# Bad fish choices for rimless tanks



## Cardinal Tetra (Feb 26, 2006)

Rasboras... I've had jumping issues with every species that I've kept. 

Shrimp jump out all the time but then again I have lots so it doesn't really matter.


----------



## JustOneMore21 (May 23, 2006)

Not a fish....but Amano shrimp. And that applies to tanks with rims, but open top.  Found my last amano dried and pink on the floor last night about 5 ft from the tank.


----------



## eyebeatbadgers (Aug 6, 2007)

Flying foxes (false SAE)...they fly.

I've also had several cardinal tetras do some carpet surfing, especially if the tank is too full. I chalk those deaths up as my fault, not their tendency to jump.


----------



## Gweneth (Feb 17, 2009)

I've had lots of tiger barbs jump. I even put a hood over my tank, and one jumped out through the small hole that allows the spray bar tube in. o_0


----------



## emrextreme (Apr 20, 2008)

- Zebra fish (Brachydanio rerio)
- Betta Fish (Betta splendens)

They're quite jumpers as well. Lost two of 'em.


----------



## legomaniac89 (Mar 16, 2008)

The African Butterfly Fish probably goes without saying.

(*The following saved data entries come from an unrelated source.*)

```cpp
struct EkvNoop {
  __device__ __forceinline__ void operator()() const {}
};
#ifndef EKV_ROPE_MOCK
#define EKV_ROPE_MOCK 0
#endif
template <bool RESIDENT>
__device__ __forceinline__ uint4 ekv_load_row_piece(const char* row, int sub) {
  const ekv_u4* p = reinterpret_cast<const ekv_u4*>(row) + sub;
  if constexpr (RESIDENT) return __builtin_bit_cast(uint4, *p);
  else return __builtin_bit_cast(uint4, __builtin_nontemporal_load(p));
}
template <bool B>
struct EkvBool {
  static constexpr bool value = B;
};

template <int D, int REP, bool ROPE, bool SLOT_LDS, int NW = 4, bool PHYS = false, int KU = kU, typename MaskReady = EkvNoop, int EPL = 8, int FMT = 0, bool RES = false>
__device__ __forceinline__ void ekv_decode_stream(const EkvAttnArgs& a, const int32_t* s_slot, float* logit_out,
                                                  int logit_stride, int t0, int t1_in, int ll, int h, size_t head_row,
// ... 546 lines not shown
  ls = 0.f;
  os = 0.f;
#pragma unroll
  for (int i = 0; i < Gm::NP; ++i) {
    const float* p = s_part + ((size_t)i * REP + r) * Gm::PS;
    const float w = (p[0] == EKV_NEG_INF) ? 0.f : exp2f((p[0] - mm) * EKV_LOG2E);
    ls += p[1] * w;
    os += p[2 + d] * w;
  }
}

template <int D, int NW, bool RES = false, typename First, typename Consume>
__device__ __forceinline__ void ekv_decode_plane_loop(const __half* plane, size_t head_row, int t1, First&& first, Consume&& consume, int res_rows = 0) {
  using Gm = EkvDecodeGeom<D, NW, 8, 8>;
  static_assert(Gm::LIVE == Gm::LPR, "whole lane groups");
  constexpr int RW = Gm::RW, STEP = NW * RW;
  const int lane = threadIdx.x & 63, wave = threadIdx.x >> 6;
  const int sub = lane % Gm::LPR, grp = lane / Gm::LPR;
  auto request_as = [&](auto resident, uint4 (&r)[8], int base) {
    int j0 = base + grp * 8;
    if constexpr (RES) asm volatile("" : "+v"(j0));
#pragma unroll
    for (int u = 0; u < 8; ++u) {
      const int row = j0 + u < t1 ? j0 + u : t1 - 1;
      const char* p = reinterpret_cast<const char*>(plane) + (head_row + row) * (D * 2);
      r[u] = ekv_load_row_piece<decltype(resident)::value>(p, sub);
    }
  };
  auto request = [&](uint4 (&r)[8], int base) {
    if constexpr (RES) {
      if (min(base, t1 - 1) < res_rows) request_as(EkvBool<true>(), r, base);
      else request_as(EkvBool<false>(), r, base);
    } else {
      request_as(EkvBool<false>(), r, base);
    }
  };
  uint4 ra[8], rb[8];
  int base = wave * RW;
  request(ra, base);
  first();
  while (base < t1) {
    request(rb, base + STEP);
    consume(ra, base + grp * 8);
    base += STEP;
    if (base >= t1) break;
    request(ra, base + STEP);
// ... 5 lines not shown
```

easykv_amd/csrc/ekv_kernels.h:

```cpp
#pragma once
#include <hip/hip_runtime.h>
#include <hip/hip_fp16.h>
#include <stdint.h>

#include "../../include/easykv_hip.h"
#include "ekv_geometry.h"

enum EkvRows : int32_t { EKV_ROWS_kv16, EKV_ROWS_kv8, EKV_ROWS_kv4, EKV_ROWS_kv6, EKV_ROWS_kv84, EKV_ROWS_kv164 };
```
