__global__ __launch_bounds__(256) void slab_sum0_kernel(const float* __restrict__ partial, int parts, float* __restrict__ out, int C) {
    const int c = blockIdx.x * 4 + (threadIdx.x >> 6), lane = threadIdx.x & 63;
    if (c >= C) return;
    double s = 0.0;
    for (int g = lane; g < parts; g += 64) s += (double)partial[((size_t)g * C + c) * 2];
    for (int off = 32; off > 0; off >>= 1) s += __shfl_xor(s, off, 64);
    if (lane == 0) out[c] = (float)s;
}

__global__ __launch_bounds__(256) void chan_affine2_kernel(const float* __restrict__ u, const float* __restrict__ v,
                                                           const float* __restrict__ A, const float* __restrict__ Bc,
                                                           const float* __restrict__ Cc, float* __restrict__ out,
                                                           int C, int T, long total) {
    const bool vec = (T & 3) == 0;
    if (vec) {
        const long n4 = total >> 2;
        for (long i = (long)blockIdx.x * 256 + threadIdx.x; i < n4; i += (long)gridDim.x * 256) {
            const long e0 = i << 2;
            const int c = (int)((e0 / T) % C);
            const float a = A ? A[c] : 1.f, b = Bc ? Bc[c] : 1.f, cc = Cc ? Cc[c] : 0.f;
            const f32x4 x = *reinterpret_cast<const f32x4*>(u + e0);
            f32x4 o;
            if (v) {
                const f32x4 y = *reinterpret_cast<const f32x4*>(v + e0);
#pragma unroll
                for (int e = 0; e < 4; ++e) o[e] = fmaf(x[e], a, fmaf(y[e], b, cc));
            } else {
#pragma unroll
                for (int e = 0; e < 4; ++e) o[e] = fmaf(x[e], a, cc);
            }
            *reinterpret_cast<f32x4*>(out + e0) = o;
        }
    } else {
        for (long i = (long)blockIdx.x * 256 + threadIdx.x; i < total; i += (long)gridDim.x * 256) {
            const int c = (int)((i / T) % C);
            const float a = A ? A[c] : 1.f, b = Bc ? Bc[c] : 1.f, cc = Cc ? Cc[c] : 0.f;
            out[i] = fmaf(u[i], a, (v ? v[i] * b : 0.f) + cc);
        }
    }
}

__global__ void mul_scale_kernel(const float* __restrict__ u, const float* __restrict__ m, float s, float* __restrict__ out, long n) {
    for (long i = (long)blockIdx.x * blockDim.x + threadIdx.x; i < n; i += (long)gridDim.x * blockDim.x) out[i] = u[i] * m[i] * s;
}

__device__ __forceinline__ unsigned long long splitmix64(unsigned long long z) {
    z += 0x9E3779B97F4A7C15ull;
    z = (z ^ (z >> 30)) * 0xBF58476D1CE4E5B9ull;
    z = (z ^ (z >> 27)) * 0x94D049BB133111EBull;
    return z ^ (z >> 31);
}
__global__ void dropout_fwd_kernel(const float* __restrict__ x, unsigned long long seed, unsigned thresh, float scale, float* __restrict__ y,
                                   unsigned char* __restrict__ mask, long n4, long n) {
    for (long i = (long)blockIdx.x * blockDim.x + threadIdx.x; i < n4; i += (long)gridDim.x * blockDim.x) {
        const unsigned long long r0 = splitmix64(seed ^ (unsigned long long)(2 * i) * 0xD6E8FEB86659FD93ull);
        const unsigned long long r1 = splitmix64(seed ^ (unsigned long long)(2 * i + 1) * 0xD6E8FEB86659FD93ull);
        const unsigned u[4] = {(unsigned)r0, (unsigned)(r0 >> 32), (unsigned)r1, (unsigned)(r1 >> 32)};
        const long e0 = i * 4;
        if (e0 + 3 < n) {
            const f32x4 v = *reinterpret_cast<const f32x4*>(x + e0);
            f32x4 o;
            unsigned m = 0;
#pragma unroll
            for (int e = 0; e < 4; ++e) {
                const bool keep = u[e] >= thresh;
                o[e] = keep ? v[e] * scale : 0.f;
                m |= (keep ? 1u : 0u) << (8 * e);
            }
            *reinterpret_cast<f32x4*>(y + e0) = o;
            *reinterpret_cast<unsigned*>(mask + e0) = m;
        } else {
            for (int e = 0; e < 4 && e0 + e < n; ++e) {
                const bool keep = u[e] >= thresh;
                y[e0 + e] = keep ? x[e0 + e] * scale : 0.f;
                mask[e0 + e] = keep ? 1 : 0;
            }
        }
    }
}
// ... 82 lines not shown
        const int c = c0 + ty + 8 * i, t = t0 + tx;
        if (t < T && c < C) out[((size_t)b * C + c) * T + t] = tile[tx][ty + 8 * i];
    }
}
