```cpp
hipError_t CchGpu::legs_impl(const CchMetricDev* m, const CchMView* mv, const int* grp, const int* d_src,
                             const int* d_r, const int* d_i, const int* d_j, int Q, uint64_t tag, const CchRouteOut& o,
                             CchScratch& sc, hipStream_t s) {
  if (Q <= 0) return hipSuccess;
  if (tag == 0 || tag != sc.chain_tag) return hipErrorInvalidValue;
  const int S = stride();
  hipError_t e = sc.ensure(0, (size_t)Q, S, MAX_ARCS);
  if (e != hipSuccess) return e;
  if ((size_t)Q > sc.pj_cap) {
    if (sc.pj) sc.old.push_back((void*)sc.pj);
    sc.pj = nullptr;
    const size_t cap = std::max((size_t)Q, sc.pj_cap * 3 / 2);
    if ((e = dmalloc(sc.pj, 2 * cap)) != hipSuccess) return e;
    sc.pj_cap = cap;
  }
  int32_t* pjf = sc.pj;
  int32_t* pjb = sc.pj + sc.pj_cap;
  hipLaunchKernelGGL(leg_pairs_kernel, dim3(blocks_for(Q, 256)), dim3(256), 0, s, sc.chain_nm, d_r, d_i, d_j, Q,
                     sc.chain_r, pjf, pjb);
  if ((e = hipGetLastError()) != hipSuccess) return e;
  hipLaunchKernelGGL(meet_kernel, dim3(Q), dim3(64), 0, s, Q, pjf, pjb, 0, 0, sc.jobs, S, sc.dist, sc.pred, sc.node,
                     d_depth, d_arc_lo, m ? m->len_up : nullptr, m ? m->len_dn : nullptr, o.sec, o.metres, o.status,
                     o.path ? sc.arcs : nullptr, o.path ? sc.narcs : nullptr, MAX_ARCS, mv, grp, 1);
  if ((e = hipGetLastError()) != hipSuccess) return e;
  if (o.path != nullptr) e = launch_unpack(m, mv, grp, Q, d_src, sc, o, s);
  return e;
}

hipError_t CchGpu::legs_from_matrix(const CchMetricDev& m, const int* d_src, const int* d_r, const int* d_i,
                                    const int* d_j, int Q, uint64_t tag, const CchRouteOut& o, CchScratch& sc,
                                    hipStream_t s) {
  return legs_impl(&m, nullptr, nullptr, d_src, d_r, d_i, d_j, Q, tag, o, sc, s);
}

hipError_t CchGpu::legs_from_matrix_multi(const CchMView* d_mv, const int* d_grp, const int* d_src, const int* d_r,
                                          const int* d_i, const int* d_j, int Q, uint64_t tag, const CchRouteOut& o,
                                          CchScratch& sc, hipStream_t s) {
  if (d_mv == nullptr || d_grp == nullptr) return hipErrorInvalidValue;
  return legs_impl(nullptr, d_mv, d_grp, d_src, d_r, d_i, d_j, Q, tag, o, sc, s);
}

}
```

Baseline: 6.517 billion.

## Deduplicate identical CCH sweep jobs via GPU hash table and skip diagonal meets

Adds a GPU hash-based canonicalisation step that maps duplicate (metric group, node, direction) sweep jobs to a single representative, so sweep_kernel runs only the unique jobs and meet kernels read from the canonical slot. Diagonal matrix pairs are short-circuited to zero, and the sweep relax loop switches to readlane plus grouped relax variants chosen by arc count. It also adds matrix_multi and debug bindings. The cost is two extra small kernels plus a memset per call, and more indirection in the meet kernels.

```diff
diff --git a/csrc/cch_bindings.cpp b/csrc/cch_bindings.cpp
--- a/csrc/cch_bindings.cpp
+++ b/csrc/cch_bindings.cpp
@@ -313,6 +313,50 @@
     return py::make_tuple(sec, met);
   }
 
+  py::tuple matrix_multi(std::vector<int64_t> keys, torch::Tensor row_group, torch::Tensor pts, torch::Tensor npts) {
+    TORCH_CHECK(!keys.empty(), "matrix_multi: no metric");
+    TORCH_CHECK(pts.is_cuda() && npts.is_cuda() && row_group.is_cuda() && pts.dim() == 2 &&
+                    pts.scalar_type() == torch::kInt32 && npts.scalar_type() == torch::kInt32 &&
+                    row_group.scalar_type() == torch::kInt32 && npts.numel() == pts.size(0) &&
+                    row_group.numel() == pts.size(0) && pts.is_contiguous() && row_group.is_contiguous() &&
+                    npts.is_contiguous(),
+                "pts int32 [R, NM], npts int32 [R], row_group int32 [R] on the router's GPU");
+    const int R = (int)pts.size(0), NM = (int)pts.size(1);
+    if (R > 0)
+      TORCH_CHECK(row_group.min().item<int>() >= 0 && row_group.max().item<int>() < (int)keys.size(),
+                  "row_group out of range");
+    std::vector<std::shared_ptr<rt::CchMetricDev>> ms;
+    std::vector<rt::CchMView> views;
+    for (int64_t k : keys) {
+      ms.push_back(get(k));
+      views.push_back(rt::CchGpu::view(*ms.back()));
+    }
+    const int64_t vbytes = (int64_t)(views.size() * sizeof(rt::CchMView));
+    auto hv = torch::empty({vbytes}, torch::kUInt8);
+    std::memcpy(hv.data_ptr(), views.data(), (size_t)vbytes);
+    auto of = torch::TensorOptions().dtype(torch::kFloat32).device(torch::kCUDA, dev_);
+    auto sec = torch::empty({R, NM, NM}, of), met = torch::empty({R, NM, NM}, of);
+    const c10::DeviceGuard guard(pts.device());
+    auto dv = hv.to(pts.device());
+    std::lock_guard<std::mutex> lk(mu_);
+    CCH_CHECK_HIP(g_->matrix_multi(reinterpret_cast<const rt::CchMView*>(dv.data_ptr()), row_group.data_ptr<int>(),
+                                   pts.data_ptr<int>(), npts.data_ptr<int>(), R, NM, sec.data_ptr<float>(),
+                                   met.data_ptr<float>(), nullptr, *sc_, stream_of(dev_)));
+    CCH_CHECK_HIP(hipStreamSynchronize(stream_of(dev_)));
+    return py::make_tuple(sec, met);
+  }
+
+  torch::Tensor last_canon() {
+    std::lock_guard<std::mutex> lk(mu_);
+    const c10::DeviceGuard guard(torch::Device(torch::kCUDA, dev_));
+    std::vector<int32_t> h;
+    CCH_CHECK_HIP(sc_->canon_host(h, stream_of(dev_)));
+    auto out = torch::empty({(int64_t)h.size()}, torch::kInt32);
+    if (!h.empty()) std::memcpy(out.data_ptr<int32_t>(), h.data(), h.size() * 4);
+    return out;
+  }
+  bool chain_dedup() const { return g_->chain_dedup(); }
+
   py::tuple matrix_rect(int64_t key, torch::Tensor src, torch::Tensor nsrc, torch::Tensor dst, torch::Tensor ndst,
                         int64_t meet) {
     auto m = get(key);
@@ -466,6 +510,10 @@
       .def("route", &PyCchGpu::route, py::arg("key"), py::arg("src"), py::arg("dst"), py::arg("max_path") = 4096,
            py::arg("want_path") = true)
       .def("matrix", &PyCchGpu::matrix, py::arg("key"), py::arg("pts"), py::arg("npts"))
+      .def("matrix_multi", &PyCchGpu::matrix_multi, py::arg("keys"), py::arg("row_group"), py::arg("pts"),
+           py::arg("npts"))
+      .def("last_canon", &PyCchGpu::last_canon)
+      .def("chain_dedup", &PyCchGpu::chain_dedup)
       .def("matrix_rect", &PyCchGpu::matrix_rect, py::arg("key"), py::arg("src"), py::arg("nsrc"), py::arg("dst"),
            py::arg("ndst"), py::arg("meet") = 0)
       .def("matrix_keep", &PyCchGpu::matrix_keep, py::arg("key"), py::arg("pts"), py::arg("npts"))
diff --git a/csrc/cch_gpu.h b/csrc/cch_gpu.h
--- a/csrc/cch_gpu.h
+++ b/csrc/cch_gpu.h
@@ -68,10 +68,16 @@
   size_t pj_cap = 0;
   uint64_t chain_tag = 0;
   int chain_nm = 0, chain_r = 0;
+  int32_t* canon = nullptr;
+  uint32_t* ctab = nullptr;
+  size_t ctab_cap = 0;
+  size_t canon_n = 0;
+  bool canon_on = false;
   int device = 0;
   std::vector<void*> old;
   ~CchScratch();
   hipError_t ensure(size_t jobs, size_t pairs, int stride, int max_arcs);
+  hipError_t canon_host(std::vector<int32_t>& out, hipStream_t s) const;
 };
 
 struct CchAllScratch {
@@ -182,6 +188,7 @@
   int builder_pacing() const { return builder_max_wg_.load(); }
   void set_unpack_serial(bool on) { unpack_serial_.store(on); }
   bool unpack_serial() const { return unpack_serial_.load(); }
+  bool chain_dedup() const { return dedup_; }
   void note_queries() {
     query_us_.store(std::chrono::duration_cast<std::chrono::microseconds>(
                         std::chrono::steady_clock::now().time_since_epoch()).count(),
@@ -229,6 +236,8 @@
   hipError_t legs_impl(const CchMetricDev* m, const CchMView* mv, const int* grp, const int* d_src, const int* d_r,
                        const int* d_i, const int* d_j, int Q, uint64_t tag, const CchRouteOut& o, CchScratch& sc,
                        hipStream_t s);
+  hipError_t build_canon(CchScratch& sc, size_t J, const CchMView* mv, const int* grp, int gdiv, hipStream_t s,
+                         const int32_t** canon);
   hipError_t launch_unpack(const CchMetricDev* m, const CchMView* mv, const int* grp, int Q, const int* d_src,
                            CchScratch& sc, const CchRouteOut& o, hipStream_t s);
   rcch::Topology T_;
@@ -326,6 +335,10 @@
     const char* v = std::getenv("ROUTEST_CCH_BUILDER_MAX_WG");
     return v ? std::max(0, std::atoi(v)) : -1;
   }()};
+  const bool dedup_ = [] {
+    const char* v = std::getenv("ROUTEST_CCH_DEDUP");
+    return v == nullptr || std::strcmp(v, "0") != 0;
+  }();
   std::atomic<bool> unpack_serial_{[] {
     const char* v = std::getenv("ROUTEST_CCH_UNPACK");
     return v != nullptr && std::strcmp(v, "serial") == 0;
diff --git a/csrc/cch_query.hip b/csrc/cch_query.hip
--- a/csrc/cch_query.hip
+++ b/csrc/cch_query.hip
@@ -14,17 +14,18 @@
 
 struct SweepRecs {
   sweep_v4i r[SWEEP_RECS];
+  int b, e;
 };
 
 __device__ __forceinline__ SweepRecs sweep_fetch(const int4* __restrict__ rec, int pb, int pe, int i, int L, int lane) {
   SweepRecs v;
   const int ii = i < 63 ? i : 63;
-  const int b = __shfl(pb, ii);
-  const int e = i < L ? __shfl(pe, ii) : b;
+  v.b = __builtin_amdgcn_readlane(pb, ii);
+  v.e = i < L ? __builtin_amdgcn_readlane(pe, ii) : v.b;
 #pragma unroll
   for (int k = 0; k < SWEEP_RECS; ++k) {
-    const int idx = b + lane + 64 * k;
-    const int4* p = rec + (idx < e ? idx : 0);
+    const int idx = v.b + lane + 64 * k;
+    const int4* p = rec + (idx < v.e ? idx : 0);
     asm volatile("global_load_dwordx4 %0, %1, off" : "=v"(v.r[k]) : "v"(p));
   }
   return v;
@@ -41,6 +42,21 @@
   if (nd < sd[hd]) {
     sd[hd] = nd;
     sp[hd] = arc;
+  }
+}
+
+template <int G>
+__device__ __forceinline__ void sweep_relax_groups(float* sd, int32_t* sp, float dx, const SweepRecs& q, int n) {
+  float old[G];
+#pragma unroll
+  for (int k = 0; k < G; ++k) old[k] = sd[q.r[k].y];
+#pragma unroll
+  for (int k = 0; k < G; ++k) {
+    const float nd = dx + __int_as_float(q.r[k].x);
+    if (64 * k < n && nd < old[k]) {
+      sd[q.r[k].y] = nd;
+      sp[q.r[k].y] = q.r[k].z;
+    }
   }
 }
 
@@ -52,7 +68,7 @@
                                                    int stride, float* __restrict__ out_dist,
                                                    int32_t* __restrict__ out_pred, int32_t* __restrict__ out_node,
                                                    const CchMView* __restrict__ mv, const int32_t* __restrict__ grp,
-                                                   int gdiv) {
+                                                   int gdiv, const int32_t* __restrict__ canon) {
   extern __shared__ unsigned char smem[];
   float* sd = reinterpret_cast<float*>(smem);
   int32_t* sp = reinterpret_cast<int32_t*>(smem + (size_t)stride * 4);
@@ -61,6 +77,7 @@
   const int lane = threadIdx.x;
   const int code = jobs[j];
   if (code < 0) return;
+  if (canon != nullptr && canon[j] != j) return;
   const int r = code >> 1;
   const bool fwd = (code & 1) == 0;
   if (mv != nullptr) {
@@ -98,13 +115,14 @@
     const int npb = nin ? ptr[ncand] : 0;
     const int npe = nin ? ptr[ncand + 1] : 0;
     auto node = [&](int i, const SweepRecs& q) {
-      if (i >= L) return;
+      const int b = q.b, e = q.e;
+      if (i >= L || e <= b) return;
       const float dx = sd[d - i];
       if (dx < F_INF) {
-        const int b = __shfl(pb, i), e = __shfl(pe, i);
-#pragma unroll
-        for (int k = 0; k < SWEEP_RECS; ++k)
-          if (b + lane + 64 * k < e) sweep_relax(sd, sp, dx, q.r[k].x, q.r[k].y, q.r[k].z);
+        const int n = e - b - lane;
+        if (e - b <= 64) sweep_relax_groups<1>(sd, sp, dx, q, n);
+        else if (e - b <= 128) sweep_relax_groups<2>(sd, sp, dx, q, n);
+        else sweep_relax_groups<SWEEP_RECS>(sd, sp, dx, q, n);
         for (int k = b + 64 * SWEEP_RECS + lane; k < e; k += 64) {
           const int4 rc = rec[k];
           sweep_relax(sd, sp, dx, rc.x, rc.y, rc.z);
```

I've lost a couple Burmese Loaches through the tiniest opening possible


----------



## Ebichua (May 13, 2008)

Pseudomugil Furcatus - I've had sooo many jump out on me, it's really sad. They're a nice fish but big jumpers. I have rims on my tank but I keep it open, they still jump out. 

Pseudomugil Gertrudae - Not as suicidal than furcatus in my experience, but they still jump out and I've lost a handful of these guys from jumping too.

Clown Killies - They're known to be jumpers already but I kept my tank open anyway. I lost all of mine from jumping out of my open tank. Took about 2 months until the jumping party started.


----------



## JustOneMore21 (May 23, 2006)

Ebichua said:


> Pseudomugil Furcatus - I've had sooo many jump out on me, it's really sad. They're a nice fish but big jumpers. I have rims on my tank but I keep it open, they still jump out.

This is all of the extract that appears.